I used Minwax Pre-stain and Sherwin Williams Sher-wood stain except I got in a hurry and when I turned it over to do the top I went right to staining and forgot to use the pre-stain but it looks good so I guess no big deal.......


----------



## tallinstaller (Feb 14, 2009)

I haven't done the doors yet but I had a couple of blocks of the solid stock for door stops on the main cab and they are the only part that is blotchy. I even used the pre-stain on them...

Any ideas to keep this from happening when I do the doors?


----------



## Leo G (Oct 16, 2006)

Go get the SW stain base. Apply it to the doors, wait at least 30 minutes. Wipe the stain on and immediately wipe it off. Try not to let it soak in. Only problem is it may not match what you already have. Experiment with this procedure and see if you can get it to work. The longer you let the stain sit the more it will blotch.


----------



## tallinstaller (Feb 14, 2009)

Leo G said:


> Go get the SW stain base. Apply it to the doors, wait at least 30 minutes. Wipe the stain on and immediately wipe it off. Try not to let it soak in. Only problem is it may not match what you already have. Experiment with this procedure and see if you can get it to work. The longer you let the stain sit the more it will blotch.


I went to SW for my pre-stain and they said they don't make one. They sell and say to use the Minwax.

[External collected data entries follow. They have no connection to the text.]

+    __shared__ int s_pcf[16 * 16], s_plf[16 * 16], s_skip[MAXJ];
+    __shared__ unsigned sh[COMMIT_NT / 64];
+    __shared__ int s_last, s_free, s_w;
+    __shared__ int s_pl[8], s_plo[64], s_phi[64], s_pL[64], s_pgap[64];
+    __shared__ unsigned long long s_ahead, s_okm, s_jm;
+    __shared__ unsigned s_ev;
+    __shared__ int s_bp[JR_BASE], s_sel[PLAN_MAX + 1], s_gp[PLAN_MAX + 1];
+    __shared__ __attribute__((aligned(16))) int s_hw[(sizeof(Hdr) + 3) / 4];
+    __shared__ int s_cw0[PLAN_CAND], s_cwL[PLAN_CAND], s_cL[PLAN_CAND], s_oldnext, s_rowend;
     const int tid = threadIdx.x;
+    Hdr *h = st.hdr;
+    const BatchPlan *p = &sp;
+    if (tid == 0) s_pl[0] = 0;
+    const int W = h->W, cur = h->cur, agree = h->agree;
+    const int nfree = h->nfree, nslots = h->nslots;
+    const int *order = cur ? st.order1 : st.order0;
+    int *norder = cur ? st.order0 : st.order1;
     {
         const int nj = min(njobs, MAXJ);
         for (int i = tid; i < nj * (int)(sizeof(JobMeta) / 4); i += COMMIT_NT) reinterpret_cast<int *>(s_meta)[i] = reinterpret_cast<const int *>(jb.meta)[i];
         for (int i = tid; i < nj * (int)(sizeof(CommitJob) / 4); i += COMMIT_NT) reinterpret_cast<int *>(s_cj)[i] = reinterpret_cast<const int *>(jb.cjob)[i];
-        if (njobs <= 16) for (int i = tid; i < njobs * njobs; i += COMMIT_NT) { s_pcf[i] = jb.pair_cf[i]; s_pl[i] = jb.pair_left[i]; }
+        if (njobs <= 16) for (int i = tid; i < njobs * njobs; i += COMMIT_NT) { s_pcf[i] = jb.pair_cf[i]; s_plf[i] = jb.pair_left[i]; }
         __syncthreads();
-        if (tid == 0) commit_decide(st, jb, njobs, &sp, s_meta, s_cj, njobs <= 16 ? s_pcf : jb.pair_cf, njobs <= 16 ? s_pl : jb.pair_left);
+        if (tid == 0) commit_decide(st, jb, njobs, &sp, s_meta, s_cj, njobs <= 16 ? s_pcf : jb.pair_cf, njobs <= 16 ? s_plf : jb.pair_left, s_skip);
     }
     __syncthreads();
-    if (blockIdx.x == 0)
-        for (int i = tid; i < (int)(sizeof(BatchPlan) / 4); i += COMMIT_NT) reinterpret_cast<int *>(jb.plan)[i] = reinterpret_cast<const int *>(&sp)[i];
-    if (sp.idle || sp.ncommit == 0) return;
-    const Hdr *h = st.hdr;
-    const int W = h->W;
-    const int *order = cur_order(st);
-    const int nfree = h->nfree, nslots = h->nslots;
     const int take = min(sp.nnew, nfree);
     const int gt = (int)blockIdx.x * COMMIT_NT + tid, GT = (int)gridDim.x * COMMIT_NT;
-    for (int t = 0; t < sp.ncommit; ++t) {
+    const bool work = !sp.idle && sp.ncommit > 0;
+    const bool fast = work && sp.restructure && !sp.big;
+    constexpr int CPY = 4;
+    const int s0 = max(0, min(sp.first, agree));
+    int cslot[CPY];
+#pragma unroll
+    for (int u = 0; u < CPY; ++u) { const int y = s0 + gt + u * GT; cslot[u] = (fast && y < W) ? order[y] : 0; }
+    for (int t = 0; work && t < sp.ncommit; ++t) {
         const int job = sp.cjobs[t];
-        const JobMeta *m = &jb.meta[job];
-        const CommitJob *cj = &jb.cjob[job];
+        const JobMeta *m = &s_meta[job];
+        const CommitJob *cj = &s_cj[job];
         if (!cj->scanned) continue;
         const int k = m->k, L = m->L;
         const long long off = st.rowoff[k];
@@ -3096,7 +3102,7 @@
                 for (int b = 0; b < 6; ++b) nt.w[b] = ((b != bs) ? 1u : 0u) + ((b != 4) ? al : 0u);
                 nt.endcnt = (x == L - 1) ? 1u : 0u; nt.pad = 0;
                 st.tally[slot] = nt;
-                atomicAdd(&st.inscnt[y], 1);
+                if (sp.big) atomicAdd(&st.inscnt[y], 1);
             }
             aux[x] = slot;
             st.pos[off + x] = slot;
@@ -3123,63 +3129,24 @@
         const int *bx = st.brkx + st.brkoff[k];
         for (int i = gt; i < nb; i += GT) atomicSub(&st.tally[order[way[bx[i]]]].endcnt, 1u);
     }
-    if (!sp.restructure || sp.big) return;
-    commit_sort_events(jb, &sp, W, &ev);
-    if (blockIdx.x == 0) {
-        for (int i = tid; i < (int)(sizeof(CommitEv) / 4); i += COMMIT_NT) reinterpret_cast<int *>(jb.sev)[i] = reinterpret_cast<const int *>(&ev)[i];
-        if (tid == 0) {
-            int pfree = 0;
-            for (int e = 0; e < ev.nev; ++e) if (!(ev.skey[e] & 1)) jb.freed[pfree++] = order[ev.skey[e] >> 1];
-        }
-    }
-    const int ns = ev.ns, total = ev.seg_pre[ns];
-    int *tmp = st.newidx;
-    auto seg_of = [&](int i) { int a = 0, b = ns - 1; while (a < b) { const int mid = (a + b + 1) >> 1; if (ev.seg_pre[mid] <= i) a = mid; else b = mid - 1; } return a; };
-    for (int i = gt; i < total; i += GT) { const int sgi = seg_of(i); tmp[i] = order[ev.seg_lo[sgi] + (i - ev.seg_pre[sgi])]; }
-}
-
-__global__ __launch_bounds__(COMMIT_NT) void k_commit_finish(DState st, JobBufs jb, int njobs, const int *rowids, Hdr *host_copy, unsigned host_seq)
-{
-    __shared__ unsigned sh[COMMIT_NT / 64];
-    __shared__ int s_skey[EVCAP], s_scum[EVCAP], s_seg_lo[EVCAP + 1], s_seg_sh[EVCAP + 1], s_seg_pre[EVCAP + 2];
-    __shared__ int s_last, s_free, s_w;
-    __shared__ int s_pl[8], s_plo[64], s_phi[64], s_pL[64], s_pgap[64];
-    __shared__ unsigned long long s_ahead, s_okm, s_jm;
-    __shared__ unsigned s_ev;
-    __shared__ int s_bp[JR_BASE], s_sel[PLAN_MAX + 1], s_gp[PLAN_MAX + 1];
-    __shared__ __attribute__((aligned(16))) int s_hw[(sizeof(Hdr) + 3) / 4];
-    __shared__ int s_cw0[PLAN_CAND], s_cwL[PLAN_CAND], s_cL[PLAN_CAND], s_oldnext, s_rowend;
-    const int tid = threadIdx.x;
-    Hdr *h = st.hdr;
-    const BatchPlan *p = jb.plan;
-    if (tid == 0) s_pl[0] = 0;
-    const int W = h->W, cur = h->cur;
-    const int *order = cur ? st.order1 : st.order0;
-    int *norder = cur ? st.order0 : st.order1;
-    const int nfree = h->nfree, nslots = h->nslots;
-    const int take = min(p->nnew, nfree);
-    const int gt = (int)blockIdx.x * COMMIT_NT + tid, GT = (int)gridDim.x * COMMIT_NT;
-    int Wnew = W;
-    if (!p->idle && p->restructure && !p->big) {
-        const CommitEv *ev = jb.sev;
-        const int nev = ev->nev, ns = ev->ns;
-        for (int i = tid; i < nev; i += COMMIT_NT) { s_skey[i] = ev->skey[i]; s_scum[i] = ev->scum[i]; }
-        for (int i = tid; i <= ns; i += COMMIT_NT) { s_seg_lo[i] = ev->seg_lo[i]; s_seg_sh[i] = ev->seg_sh[i]; s_seg_pre[i] = ev->seg_pre[i]; }
-        __syncthreads();
-        const int total = s_seg_pre[ns];
-        const int *tmp = st.newidx;
-        int *ordw = const_cast<int *>(order);
-        auto seg_of = [&](int i) { int a = 0, b = ns - 1; while (a < b) { const int mid = (a + b + 1) >> 1; if (s_seg_pre[mid] <= i) a = mid; else b = mid - 1; } return a; };
-        for (int i = gt; i < total; i += GT) {
-            const int sgi = seg_of(i);
-            const int yn = s_seg_lo[sgi] + (i - s_seg_pre[sgi]) + s_seg_sh[sgi];
-            const int slot = tmp[i];
-            ordw[yn] = slot; st.rank[slot] = yn;
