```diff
diff --git a/gatling_amd/csrc/gi_types.h b/gatling_amd/csrc/gi_types.h
--- a/gatling_amd/csrc/gi_types.h
+++ b/gatling_amd/csrc/gi_types.h
@@ -230,6 +230,7 @@
   unsigned long long walkStepLanes[8], walkStepTrips[8];
   unsigned long long dynStats[8];
   unsigned long long walkFewLaneSteps;
+  unsigned long long lobeStats[9];
 };
 
 }
diff --git a/include/gi_c.h b/include/gi_c.h
--- a/include/gi_c.h
+++ b/include/gi_c.h
@@ -372,6 +372,8 @@
 int giCDebugSceneShadeCheck(const GiCScene* scene, uint32_t deviceIndex, uint32_t* outRecords);
 int giCDebugSceneClassState(const GiCScene* scene, uint32_t* out );
 int giCDebugPathWalkStats(const GiCScene* scene, uint64_t* out );
+int giCDebugPathLobeStats(const GiCScene* scene, uint64_t* out );
+int giCDebugPathLot(uint32_t bvhDepth, uint32_t nodeCount, uint32_t triCount, uint32_t* out );
 int giCDebugMissRect(const float* bounds , const GiCCameraDesc* camera, const GiCRenderSettings* settings, uint32_t width, uint32_t height,
                      uint32_t* out );
 
```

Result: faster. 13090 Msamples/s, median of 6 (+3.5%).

I was told I should use mineral spirits to clean the wood before and between each coat of poly but when I used it before the poly it pulled some of my stain off. I'm restaining that piece. What should I use before the poly to clean? What should I use between coats?


----------



## Leo G (Oct 16, 2006)

I do ML Campbell, and I use there stain base as a conditioner. It is just stain with no color. SW has to have it. They just don't call it conditioner. MinWax conditioner is just there natural stain in a different container. And probably an inflated price.


----------



## Rob (Oct 31, 2006)

I just did a search and came up with this...Minwax product made by Sherwin Williams. Hmmmm...
http://yahoo.shoptoit.ca/shop/product--catId_1001247__locale_en__productId_3296885.html


----------



## tallinstaller (Feb 14, 2009)

That's interesting......

I just put on my first coat of poly. It started lifting the stain on the top where I had to restain even though the stain had dried for nine hours so I put it on very thick with minimal brush strokes. The other surfaces where I didn't have to restain did just fine with no smearing of the stain so I put very thin coats on those places.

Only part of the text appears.